> What is needed
Please state the number of lines in the entries below where the word "scores" appears. Include nothing else.

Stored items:
▬▬▬▬▬▬

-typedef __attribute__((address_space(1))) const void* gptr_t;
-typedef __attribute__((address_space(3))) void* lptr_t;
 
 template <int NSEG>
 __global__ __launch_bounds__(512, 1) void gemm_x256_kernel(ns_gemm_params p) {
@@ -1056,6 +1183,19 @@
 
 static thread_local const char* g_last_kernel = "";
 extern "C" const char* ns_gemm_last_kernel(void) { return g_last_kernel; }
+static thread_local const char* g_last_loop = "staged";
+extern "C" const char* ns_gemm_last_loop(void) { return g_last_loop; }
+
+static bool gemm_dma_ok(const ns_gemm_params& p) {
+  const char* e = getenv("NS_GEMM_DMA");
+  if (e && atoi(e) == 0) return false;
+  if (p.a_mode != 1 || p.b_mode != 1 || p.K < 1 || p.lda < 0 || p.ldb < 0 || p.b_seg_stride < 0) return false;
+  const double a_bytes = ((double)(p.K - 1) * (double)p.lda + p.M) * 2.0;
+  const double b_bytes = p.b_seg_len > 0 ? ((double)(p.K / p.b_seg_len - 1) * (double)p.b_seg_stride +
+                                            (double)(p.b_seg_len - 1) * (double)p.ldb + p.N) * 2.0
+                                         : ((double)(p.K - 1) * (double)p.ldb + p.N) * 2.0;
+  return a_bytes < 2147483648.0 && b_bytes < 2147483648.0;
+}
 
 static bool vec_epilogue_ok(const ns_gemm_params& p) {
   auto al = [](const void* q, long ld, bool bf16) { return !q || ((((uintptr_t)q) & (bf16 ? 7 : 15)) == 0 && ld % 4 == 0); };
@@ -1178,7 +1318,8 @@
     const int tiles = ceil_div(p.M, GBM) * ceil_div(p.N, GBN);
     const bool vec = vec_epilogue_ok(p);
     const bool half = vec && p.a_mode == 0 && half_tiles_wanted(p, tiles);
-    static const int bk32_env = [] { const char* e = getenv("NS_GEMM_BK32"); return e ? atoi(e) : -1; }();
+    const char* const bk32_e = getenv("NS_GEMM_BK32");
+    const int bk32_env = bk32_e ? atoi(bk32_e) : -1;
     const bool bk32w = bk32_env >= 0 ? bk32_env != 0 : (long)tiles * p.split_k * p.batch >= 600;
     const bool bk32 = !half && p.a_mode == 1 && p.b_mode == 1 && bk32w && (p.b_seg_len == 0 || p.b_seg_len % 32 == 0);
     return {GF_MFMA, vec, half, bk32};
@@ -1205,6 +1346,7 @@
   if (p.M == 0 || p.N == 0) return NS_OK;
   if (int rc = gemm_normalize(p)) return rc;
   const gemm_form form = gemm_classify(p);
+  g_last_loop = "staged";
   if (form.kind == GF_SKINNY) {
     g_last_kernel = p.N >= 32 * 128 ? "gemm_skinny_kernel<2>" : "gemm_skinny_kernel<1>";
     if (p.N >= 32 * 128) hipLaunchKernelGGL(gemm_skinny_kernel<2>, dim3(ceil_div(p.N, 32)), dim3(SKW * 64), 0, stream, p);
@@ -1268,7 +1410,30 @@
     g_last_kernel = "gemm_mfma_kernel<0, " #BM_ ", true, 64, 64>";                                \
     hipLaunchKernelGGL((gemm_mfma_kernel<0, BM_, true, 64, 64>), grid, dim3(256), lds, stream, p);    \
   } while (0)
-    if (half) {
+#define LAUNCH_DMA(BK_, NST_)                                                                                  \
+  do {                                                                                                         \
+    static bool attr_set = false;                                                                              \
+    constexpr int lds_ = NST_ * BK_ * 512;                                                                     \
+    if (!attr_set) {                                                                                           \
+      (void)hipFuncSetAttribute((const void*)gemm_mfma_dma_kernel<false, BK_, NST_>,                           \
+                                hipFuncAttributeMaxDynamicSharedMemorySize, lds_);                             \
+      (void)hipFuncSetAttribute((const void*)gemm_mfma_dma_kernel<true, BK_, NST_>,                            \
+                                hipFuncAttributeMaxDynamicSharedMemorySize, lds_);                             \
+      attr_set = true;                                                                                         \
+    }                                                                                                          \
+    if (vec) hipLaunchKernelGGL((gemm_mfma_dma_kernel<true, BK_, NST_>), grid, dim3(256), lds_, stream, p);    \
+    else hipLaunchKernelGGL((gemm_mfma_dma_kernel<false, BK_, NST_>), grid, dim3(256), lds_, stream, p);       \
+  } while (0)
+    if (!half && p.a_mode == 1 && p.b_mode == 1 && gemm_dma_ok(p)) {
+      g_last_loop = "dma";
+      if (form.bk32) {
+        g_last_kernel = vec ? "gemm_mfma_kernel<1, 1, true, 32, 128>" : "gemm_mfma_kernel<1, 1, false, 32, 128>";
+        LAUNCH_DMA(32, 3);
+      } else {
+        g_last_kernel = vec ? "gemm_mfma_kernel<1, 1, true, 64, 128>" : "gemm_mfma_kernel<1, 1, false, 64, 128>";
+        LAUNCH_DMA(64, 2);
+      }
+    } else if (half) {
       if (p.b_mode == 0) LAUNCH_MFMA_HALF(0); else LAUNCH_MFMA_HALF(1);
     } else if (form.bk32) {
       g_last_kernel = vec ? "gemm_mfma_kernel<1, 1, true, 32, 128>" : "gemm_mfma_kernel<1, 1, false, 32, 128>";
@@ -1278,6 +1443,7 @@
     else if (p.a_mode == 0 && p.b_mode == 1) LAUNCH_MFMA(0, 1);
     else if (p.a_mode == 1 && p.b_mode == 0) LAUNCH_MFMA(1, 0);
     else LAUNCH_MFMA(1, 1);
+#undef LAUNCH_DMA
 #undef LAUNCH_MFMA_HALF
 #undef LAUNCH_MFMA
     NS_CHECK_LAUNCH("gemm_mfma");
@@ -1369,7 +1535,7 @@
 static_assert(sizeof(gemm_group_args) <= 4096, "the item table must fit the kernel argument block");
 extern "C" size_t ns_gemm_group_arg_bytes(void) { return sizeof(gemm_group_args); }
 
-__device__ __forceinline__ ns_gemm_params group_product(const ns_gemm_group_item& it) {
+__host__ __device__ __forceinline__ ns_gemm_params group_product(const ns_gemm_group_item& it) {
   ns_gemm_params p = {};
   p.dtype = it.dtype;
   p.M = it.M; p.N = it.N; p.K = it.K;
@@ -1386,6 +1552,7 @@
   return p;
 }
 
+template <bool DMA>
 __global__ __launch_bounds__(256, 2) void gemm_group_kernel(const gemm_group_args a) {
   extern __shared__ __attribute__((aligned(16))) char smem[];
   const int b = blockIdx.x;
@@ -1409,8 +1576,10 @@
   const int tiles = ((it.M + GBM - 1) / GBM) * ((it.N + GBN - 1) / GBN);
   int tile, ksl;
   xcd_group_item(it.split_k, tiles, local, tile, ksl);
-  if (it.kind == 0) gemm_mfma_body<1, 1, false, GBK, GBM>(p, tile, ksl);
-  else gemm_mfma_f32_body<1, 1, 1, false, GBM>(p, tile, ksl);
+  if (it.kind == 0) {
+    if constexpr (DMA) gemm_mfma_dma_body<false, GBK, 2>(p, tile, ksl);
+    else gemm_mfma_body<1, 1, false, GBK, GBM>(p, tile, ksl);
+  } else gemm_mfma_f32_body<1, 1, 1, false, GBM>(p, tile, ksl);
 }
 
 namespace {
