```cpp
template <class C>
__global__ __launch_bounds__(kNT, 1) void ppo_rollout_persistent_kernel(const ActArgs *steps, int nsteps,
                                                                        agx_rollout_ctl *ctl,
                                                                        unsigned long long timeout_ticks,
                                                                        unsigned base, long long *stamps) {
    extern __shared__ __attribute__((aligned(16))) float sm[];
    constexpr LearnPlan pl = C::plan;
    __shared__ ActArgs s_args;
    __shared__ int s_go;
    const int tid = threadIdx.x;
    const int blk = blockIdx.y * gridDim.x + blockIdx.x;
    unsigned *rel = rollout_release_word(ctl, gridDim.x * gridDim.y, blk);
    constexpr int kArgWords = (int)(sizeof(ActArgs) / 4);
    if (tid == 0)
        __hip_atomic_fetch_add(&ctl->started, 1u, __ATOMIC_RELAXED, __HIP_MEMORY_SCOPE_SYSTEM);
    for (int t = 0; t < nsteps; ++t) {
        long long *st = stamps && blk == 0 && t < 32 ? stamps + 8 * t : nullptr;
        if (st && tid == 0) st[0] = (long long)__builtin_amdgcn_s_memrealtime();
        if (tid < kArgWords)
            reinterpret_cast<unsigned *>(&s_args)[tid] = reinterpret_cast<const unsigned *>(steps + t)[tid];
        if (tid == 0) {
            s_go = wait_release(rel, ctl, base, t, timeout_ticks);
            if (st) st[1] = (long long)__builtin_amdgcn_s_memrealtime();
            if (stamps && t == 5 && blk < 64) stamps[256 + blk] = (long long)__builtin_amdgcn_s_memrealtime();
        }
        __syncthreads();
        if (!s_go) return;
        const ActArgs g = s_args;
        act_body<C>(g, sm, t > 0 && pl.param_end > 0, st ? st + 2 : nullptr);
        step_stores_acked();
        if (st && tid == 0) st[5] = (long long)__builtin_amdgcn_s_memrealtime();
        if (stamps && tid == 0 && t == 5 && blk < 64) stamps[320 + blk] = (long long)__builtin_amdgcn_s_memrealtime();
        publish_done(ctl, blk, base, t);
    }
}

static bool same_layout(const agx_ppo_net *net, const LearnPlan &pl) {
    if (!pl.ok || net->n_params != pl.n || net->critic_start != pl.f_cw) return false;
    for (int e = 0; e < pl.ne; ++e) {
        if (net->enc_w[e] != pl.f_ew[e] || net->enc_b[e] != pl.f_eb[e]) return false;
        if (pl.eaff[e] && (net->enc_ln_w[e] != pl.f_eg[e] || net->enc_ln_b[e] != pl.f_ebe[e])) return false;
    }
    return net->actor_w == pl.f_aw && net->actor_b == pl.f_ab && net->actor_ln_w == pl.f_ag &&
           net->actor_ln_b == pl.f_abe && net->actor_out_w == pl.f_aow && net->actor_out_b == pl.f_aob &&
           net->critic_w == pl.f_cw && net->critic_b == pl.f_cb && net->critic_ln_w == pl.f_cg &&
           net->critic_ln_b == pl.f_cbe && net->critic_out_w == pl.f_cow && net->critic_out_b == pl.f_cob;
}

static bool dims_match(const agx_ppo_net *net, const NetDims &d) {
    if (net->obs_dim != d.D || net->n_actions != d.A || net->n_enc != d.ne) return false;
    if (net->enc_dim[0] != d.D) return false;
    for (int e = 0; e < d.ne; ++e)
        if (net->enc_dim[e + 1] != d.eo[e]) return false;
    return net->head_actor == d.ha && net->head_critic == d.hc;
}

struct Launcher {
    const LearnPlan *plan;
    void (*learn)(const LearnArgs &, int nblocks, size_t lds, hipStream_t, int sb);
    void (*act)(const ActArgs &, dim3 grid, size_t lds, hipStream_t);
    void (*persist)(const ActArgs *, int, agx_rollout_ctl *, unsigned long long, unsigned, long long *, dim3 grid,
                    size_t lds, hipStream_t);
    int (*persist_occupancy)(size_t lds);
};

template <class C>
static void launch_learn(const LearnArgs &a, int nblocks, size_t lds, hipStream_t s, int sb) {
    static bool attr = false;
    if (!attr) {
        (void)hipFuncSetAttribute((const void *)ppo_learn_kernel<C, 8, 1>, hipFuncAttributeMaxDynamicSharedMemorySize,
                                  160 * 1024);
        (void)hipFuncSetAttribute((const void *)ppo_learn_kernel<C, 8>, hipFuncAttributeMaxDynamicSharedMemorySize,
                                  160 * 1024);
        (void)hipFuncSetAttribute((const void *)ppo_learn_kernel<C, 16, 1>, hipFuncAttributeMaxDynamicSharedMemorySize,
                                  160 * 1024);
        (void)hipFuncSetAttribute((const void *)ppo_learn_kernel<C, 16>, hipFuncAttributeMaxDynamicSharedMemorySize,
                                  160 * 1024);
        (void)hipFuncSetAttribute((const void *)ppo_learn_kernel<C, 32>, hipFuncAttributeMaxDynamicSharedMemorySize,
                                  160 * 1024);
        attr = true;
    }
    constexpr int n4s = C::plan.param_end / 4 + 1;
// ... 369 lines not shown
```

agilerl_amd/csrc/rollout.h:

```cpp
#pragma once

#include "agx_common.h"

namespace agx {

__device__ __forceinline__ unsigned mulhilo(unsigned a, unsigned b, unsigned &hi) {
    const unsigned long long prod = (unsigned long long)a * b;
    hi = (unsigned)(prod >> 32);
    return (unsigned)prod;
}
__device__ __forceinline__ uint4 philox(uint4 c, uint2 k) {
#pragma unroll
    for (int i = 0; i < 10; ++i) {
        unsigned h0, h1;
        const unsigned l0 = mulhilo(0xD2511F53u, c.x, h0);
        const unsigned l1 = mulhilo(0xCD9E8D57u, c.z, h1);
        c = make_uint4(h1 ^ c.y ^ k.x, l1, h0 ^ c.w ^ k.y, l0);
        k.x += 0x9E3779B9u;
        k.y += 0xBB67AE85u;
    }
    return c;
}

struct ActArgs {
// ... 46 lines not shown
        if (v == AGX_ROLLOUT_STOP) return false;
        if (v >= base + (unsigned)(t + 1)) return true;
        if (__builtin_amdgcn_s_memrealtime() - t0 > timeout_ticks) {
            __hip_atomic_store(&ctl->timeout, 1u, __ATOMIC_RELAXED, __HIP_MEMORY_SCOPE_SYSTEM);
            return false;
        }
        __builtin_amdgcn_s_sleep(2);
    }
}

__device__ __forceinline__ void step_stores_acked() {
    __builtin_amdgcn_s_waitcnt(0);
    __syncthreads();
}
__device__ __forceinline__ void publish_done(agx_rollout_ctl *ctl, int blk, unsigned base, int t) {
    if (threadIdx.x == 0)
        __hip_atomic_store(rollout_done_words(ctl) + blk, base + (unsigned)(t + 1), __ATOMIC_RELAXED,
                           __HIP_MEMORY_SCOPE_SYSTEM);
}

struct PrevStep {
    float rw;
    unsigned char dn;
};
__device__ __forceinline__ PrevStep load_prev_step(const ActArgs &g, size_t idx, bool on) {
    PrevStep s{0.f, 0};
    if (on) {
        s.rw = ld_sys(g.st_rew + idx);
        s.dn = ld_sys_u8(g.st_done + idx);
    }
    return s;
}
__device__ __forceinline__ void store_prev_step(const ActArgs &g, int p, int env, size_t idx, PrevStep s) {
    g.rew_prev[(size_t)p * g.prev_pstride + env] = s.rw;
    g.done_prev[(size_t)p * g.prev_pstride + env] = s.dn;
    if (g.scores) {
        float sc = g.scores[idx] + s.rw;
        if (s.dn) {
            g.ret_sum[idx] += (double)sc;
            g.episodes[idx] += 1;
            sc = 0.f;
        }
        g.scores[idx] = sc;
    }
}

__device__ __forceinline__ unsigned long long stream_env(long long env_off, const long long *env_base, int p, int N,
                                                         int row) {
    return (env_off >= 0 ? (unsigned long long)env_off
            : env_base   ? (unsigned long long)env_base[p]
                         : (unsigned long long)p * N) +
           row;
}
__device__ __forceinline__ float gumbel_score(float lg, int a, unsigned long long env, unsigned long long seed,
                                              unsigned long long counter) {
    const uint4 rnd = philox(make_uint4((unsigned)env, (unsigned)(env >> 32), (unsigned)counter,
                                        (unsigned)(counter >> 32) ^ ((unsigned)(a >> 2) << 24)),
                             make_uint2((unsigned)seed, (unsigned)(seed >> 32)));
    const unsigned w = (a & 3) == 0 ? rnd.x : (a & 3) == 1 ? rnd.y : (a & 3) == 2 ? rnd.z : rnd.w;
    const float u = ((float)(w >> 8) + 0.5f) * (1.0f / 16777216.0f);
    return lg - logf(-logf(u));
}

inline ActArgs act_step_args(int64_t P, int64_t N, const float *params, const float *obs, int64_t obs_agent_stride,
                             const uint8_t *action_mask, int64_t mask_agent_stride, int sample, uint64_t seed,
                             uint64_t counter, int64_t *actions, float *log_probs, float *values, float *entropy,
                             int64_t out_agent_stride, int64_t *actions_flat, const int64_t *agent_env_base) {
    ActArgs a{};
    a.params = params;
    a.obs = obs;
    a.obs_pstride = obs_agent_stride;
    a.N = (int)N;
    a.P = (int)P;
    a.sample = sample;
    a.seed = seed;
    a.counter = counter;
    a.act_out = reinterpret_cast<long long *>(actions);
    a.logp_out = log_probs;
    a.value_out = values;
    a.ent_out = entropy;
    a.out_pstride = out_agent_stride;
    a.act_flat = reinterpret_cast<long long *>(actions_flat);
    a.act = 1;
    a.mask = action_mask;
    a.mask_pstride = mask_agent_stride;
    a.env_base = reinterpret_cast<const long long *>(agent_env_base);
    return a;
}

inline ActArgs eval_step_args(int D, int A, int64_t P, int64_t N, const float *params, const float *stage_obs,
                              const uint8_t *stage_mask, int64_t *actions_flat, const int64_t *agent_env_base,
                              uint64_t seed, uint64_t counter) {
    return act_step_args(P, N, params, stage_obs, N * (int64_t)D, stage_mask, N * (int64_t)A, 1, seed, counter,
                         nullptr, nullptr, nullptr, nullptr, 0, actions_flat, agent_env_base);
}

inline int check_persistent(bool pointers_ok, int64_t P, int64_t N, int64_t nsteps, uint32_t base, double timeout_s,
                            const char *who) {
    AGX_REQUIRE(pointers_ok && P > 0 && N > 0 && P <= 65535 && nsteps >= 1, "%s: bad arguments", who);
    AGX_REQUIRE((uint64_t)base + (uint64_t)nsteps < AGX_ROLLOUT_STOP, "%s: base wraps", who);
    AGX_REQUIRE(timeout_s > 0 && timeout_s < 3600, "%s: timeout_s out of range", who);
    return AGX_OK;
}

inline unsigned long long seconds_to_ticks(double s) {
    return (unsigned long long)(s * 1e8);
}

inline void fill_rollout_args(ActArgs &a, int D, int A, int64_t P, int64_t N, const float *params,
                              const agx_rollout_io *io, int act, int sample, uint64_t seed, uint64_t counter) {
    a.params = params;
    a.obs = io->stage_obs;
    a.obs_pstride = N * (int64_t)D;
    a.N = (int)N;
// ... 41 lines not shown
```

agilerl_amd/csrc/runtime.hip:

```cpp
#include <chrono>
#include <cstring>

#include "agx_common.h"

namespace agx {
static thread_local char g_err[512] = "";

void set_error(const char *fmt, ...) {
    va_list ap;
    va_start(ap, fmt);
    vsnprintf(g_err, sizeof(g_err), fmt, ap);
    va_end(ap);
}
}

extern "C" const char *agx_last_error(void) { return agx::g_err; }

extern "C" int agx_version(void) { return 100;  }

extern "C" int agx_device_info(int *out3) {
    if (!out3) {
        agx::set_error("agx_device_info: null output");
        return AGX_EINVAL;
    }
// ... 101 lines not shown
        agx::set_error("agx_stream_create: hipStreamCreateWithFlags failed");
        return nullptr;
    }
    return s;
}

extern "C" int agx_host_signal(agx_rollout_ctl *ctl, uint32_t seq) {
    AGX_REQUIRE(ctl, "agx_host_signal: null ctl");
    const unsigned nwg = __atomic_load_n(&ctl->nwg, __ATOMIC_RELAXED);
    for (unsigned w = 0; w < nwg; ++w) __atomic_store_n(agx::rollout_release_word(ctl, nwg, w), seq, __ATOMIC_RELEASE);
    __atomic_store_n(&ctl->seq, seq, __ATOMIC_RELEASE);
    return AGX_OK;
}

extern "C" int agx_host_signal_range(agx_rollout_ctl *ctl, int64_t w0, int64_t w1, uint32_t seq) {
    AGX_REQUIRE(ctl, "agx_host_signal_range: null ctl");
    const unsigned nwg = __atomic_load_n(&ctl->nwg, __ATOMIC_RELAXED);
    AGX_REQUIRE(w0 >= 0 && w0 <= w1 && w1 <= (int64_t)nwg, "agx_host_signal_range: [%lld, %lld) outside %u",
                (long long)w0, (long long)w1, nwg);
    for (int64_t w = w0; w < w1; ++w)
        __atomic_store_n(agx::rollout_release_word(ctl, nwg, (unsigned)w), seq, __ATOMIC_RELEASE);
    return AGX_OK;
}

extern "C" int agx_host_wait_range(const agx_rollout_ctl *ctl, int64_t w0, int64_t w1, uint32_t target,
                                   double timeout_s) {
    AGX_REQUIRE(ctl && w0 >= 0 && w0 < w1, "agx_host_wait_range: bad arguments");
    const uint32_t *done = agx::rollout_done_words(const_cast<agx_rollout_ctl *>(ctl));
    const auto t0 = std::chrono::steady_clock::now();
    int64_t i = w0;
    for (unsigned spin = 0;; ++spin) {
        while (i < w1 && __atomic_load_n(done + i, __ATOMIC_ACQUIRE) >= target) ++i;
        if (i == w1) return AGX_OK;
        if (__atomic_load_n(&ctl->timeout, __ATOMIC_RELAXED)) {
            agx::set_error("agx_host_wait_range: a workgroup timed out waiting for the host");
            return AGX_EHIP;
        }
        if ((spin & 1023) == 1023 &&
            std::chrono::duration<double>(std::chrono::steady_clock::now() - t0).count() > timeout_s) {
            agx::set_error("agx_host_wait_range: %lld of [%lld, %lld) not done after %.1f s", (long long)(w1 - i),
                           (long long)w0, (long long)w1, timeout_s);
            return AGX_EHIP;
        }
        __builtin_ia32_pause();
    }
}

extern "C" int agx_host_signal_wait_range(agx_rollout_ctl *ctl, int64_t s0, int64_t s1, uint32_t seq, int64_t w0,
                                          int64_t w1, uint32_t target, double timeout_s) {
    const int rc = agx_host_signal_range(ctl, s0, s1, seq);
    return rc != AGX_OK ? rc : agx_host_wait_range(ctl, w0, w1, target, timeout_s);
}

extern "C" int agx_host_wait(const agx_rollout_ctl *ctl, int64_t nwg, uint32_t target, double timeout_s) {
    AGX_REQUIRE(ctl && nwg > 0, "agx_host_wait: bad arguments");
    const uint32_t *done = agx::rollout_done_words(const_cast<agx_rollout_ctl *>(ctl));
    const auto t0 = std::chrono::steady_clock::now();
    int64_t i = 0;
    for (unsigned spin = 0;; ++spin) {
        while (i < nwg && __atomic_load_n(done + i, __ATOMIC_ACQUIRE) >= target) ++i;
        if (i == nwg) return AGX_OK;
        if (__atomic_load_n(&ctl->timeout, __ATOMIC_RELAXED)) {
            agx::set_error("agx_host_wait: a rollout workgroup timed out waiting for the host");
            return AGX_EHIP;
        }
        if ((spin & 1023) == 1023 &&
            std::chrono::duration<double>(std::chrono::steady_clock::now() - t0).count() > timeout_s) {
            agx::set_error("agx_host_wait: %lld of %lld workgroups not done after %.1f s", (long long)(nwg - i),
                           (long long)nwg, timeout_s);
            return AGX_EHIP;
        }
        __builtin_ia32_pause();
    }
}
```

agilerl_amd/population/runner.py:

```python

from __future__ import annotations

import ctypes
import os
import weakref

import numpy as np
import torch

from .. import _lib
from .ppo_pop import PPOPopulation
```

▬▬▬▬▬▬

> Expected output
3